Когда все дела в вотчине были разобраны, а споры между холопами рассужены, Андрей снова засобирался в дорогу.
Глава 38
Столица встретила его нерадостным видом Михаила. Прекрасно понимая, что палангскую аферу скрыть вряд ли удастся, на собрании "акционеров" было решено послать его к государю с победной реляцией об удачном рейде и разгроме портовых городков Литовского княжества. В принципе это было лучше, чем, если б слухи о палангской авантюре достигли ушей великого князя стараниями иных "доброхотов".
Однако Василий объяснениями старшего брата не удовлетворился и потребовал предоставить пред свои очи главного исполнителя. Понимая, что заставлять государя долго ждать только бога гневить, Михаил сразу же отослал в Бережичи гонца, с которым Андрей, видимо, разминулся по дороге. И вот теперь приходилось лихорадочно соображать, что же такое говорить великому князю, потому как уже на следующий день после приезда Михаил потащил его на приём.
Кремль встретил их настороженными взглядами своих обитателей. Михаила тут знали многие, и теперь гадали: к добру или худу будет ему государево внимание. Ведь кто предскажет, во что оно может вылиться. Как там поэт скажет: "минуй нас пуще всех печалей и барский гнев, и барская любовь". Иван, тоже с утра находившийся во дворце, подойдя, крепко сжал плечо Андрея:
- Крепись, брат. Государь грозен, но отходчив. Главное сильно встречу ему не иди.

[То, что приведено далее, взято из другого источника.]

@@ -902,7 +900,7 @@
         for (int j = 0; j < 2; ++j)
           __builtin_amdgcn_raw_ptr_buffer_load_lds(trs, (lds_void*)(dst + 8 * j * kKStepBytes), 16, a_tr_vo,
                                                    so + (unsigned)(4 * j * (int)p.A.ld), 0, kGemmDmaAux);
-        s.skip();
+        s.advance(p.A);
         return;
       }
     }
@@ -1086,19 +1084,15 @@
     if (p.inv_a) stage_inv(tt.x, tt.y, slot);
     if constexpr (kTrCap) {
       tr_base = p.A.base + (long long)tt.x * p.A.kblk_stride;
-      tr_end = p.c_half ? 4 * tt.x : 0;
+      const HalfCRun run = half_c_tr_run(tt.x, p.col_tiles, p.c_half == 2);
+      tr_s = 4 * run.start;
+      tr_len = p.c_half ? 4 * run.len : 0;
     }
     const int ns = ke - kb;
     const char* Ab = p.A.base + (long long)tt.x * p.A.row_tile_stride;
     const char* Bb = p.B.base + (long long)(tt.y - p.b_tile0) * p.B.row_tile_stride;
     const long long k0 = (long long)kb * kKStepBytes;
     sa0.init(Ab, k0, p.A, ns); sa1.init(Ab, k0, p.A, ns);
-    if constexpr (kTrCap) {
-      if (tr_end > kb) {
-        sa0.seek(Ab, (long long)tr_end * kKStepBytes, p.A);
-        sa1.seek(Ab, (long long)tr_end * kKStepBytes, p.A);
-      }
-    }
     sb0.init(Bb, k0, p.B, ns); sb1.init(Bb, k0, p.B, ns);
     if constexpr (kF8 && MODE != kModeDz) {
       const int t = threadIdx.x;
@@ -1171,11 +1165,21 @@
   if constexpr (MODE == kModeDz && !kF8)
     hpre = p.ndh != nullptr && (p.nh_dt == 1 || p.nh_dt == 2) && stile < 0 && nsteps == nk && nsteps >= 4 &&
            (nsteps & 1) == 0 && p.R % kTile == 0 && p.nd % kTile == 0;
-  auto kstep = [&](const int ks, auto cur_c, auto tail_c, auto tr_c) {
+  auto kstep = [&](const int ks, auto cur_c, auto tail_c, auto tr_c, auto s1_c, auto s2_c) {
     constexpr int cur = decltype(cur_c)::value, nxt = cur ^ 1;
     constexpr int TAIL = decltype(tail_c)::value;
-    constexpr bool TR = decltype(tr_c)::value != 0;
-    constexpr int TRM = decltype(tr_c)::value == 0 ? 0 : (decltype(tr_c)::value == 2 ? 1 : 2);
+    constexpr bool kRt = std::is_same<decltype(tr_c), bool>::value;
+    bool TR;
+    int TRM1, TRM2;
+    if constexpr (kRt) {
+      TR = tr_c; TRM1 = s1_c ? 2 : 0; TRM2 = s2_c ? 2 : 0;
+    } else {
+      TR = decltype(tr_c)::value != 0; TRM1 = 2 * decltype(s1_c)::value; TRM2 = 2 * decltype(s2_c)::value;
+    }
+    auto tr_pin = [&]() {
+      if constexpr (kRt) __builtin_amdgcn_sched_barrier(0);
+      else if constexpr (decltype(tr_c)::value != 0) __builtin_amdgcn_sched_barrier(0);
+    };
     if constexpr (kStreamMode) {
       if (cont && ks == nsteps - 2) {
         sa0.init(na, 0, p.A, nk); sb0.init(nb, 0, p.B, nk); sb1.init(nb, 0, p.B, nk);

Понятливо кивнув головой, Андрей поспешил за Михаилом, прекрасно понимая, что не идти встреч вряд ли получится.
Расторопный служка провёл их до дверей малого зала и оставил ждать, когда государь освободится. Андрей лишь иронично хмыкнул: как у адмирала в приёмной. Сидишь и не знаешь, чего вызывали: толи хвалить будут, толи драить. Чтобы зря не психовать, он присел на край лавки и прикрыл глаза, пытаясь настроиться на будущий разговор.
- Ну, ты, брат, даёшь. Спать в приёмной у государя, такого я давно не видывал, - укоризненно и вместе с тем восхищённо проговорил Михаил.
- Да не сплю я, брат. Думу думаю. Просто так привычнее, - отмахнулся Андрей, но закрывать глаза больше не стал и даже поднялся с лавки. Если нельзя думать сидя, то он будет думать по-другому, ходя из угла в угол.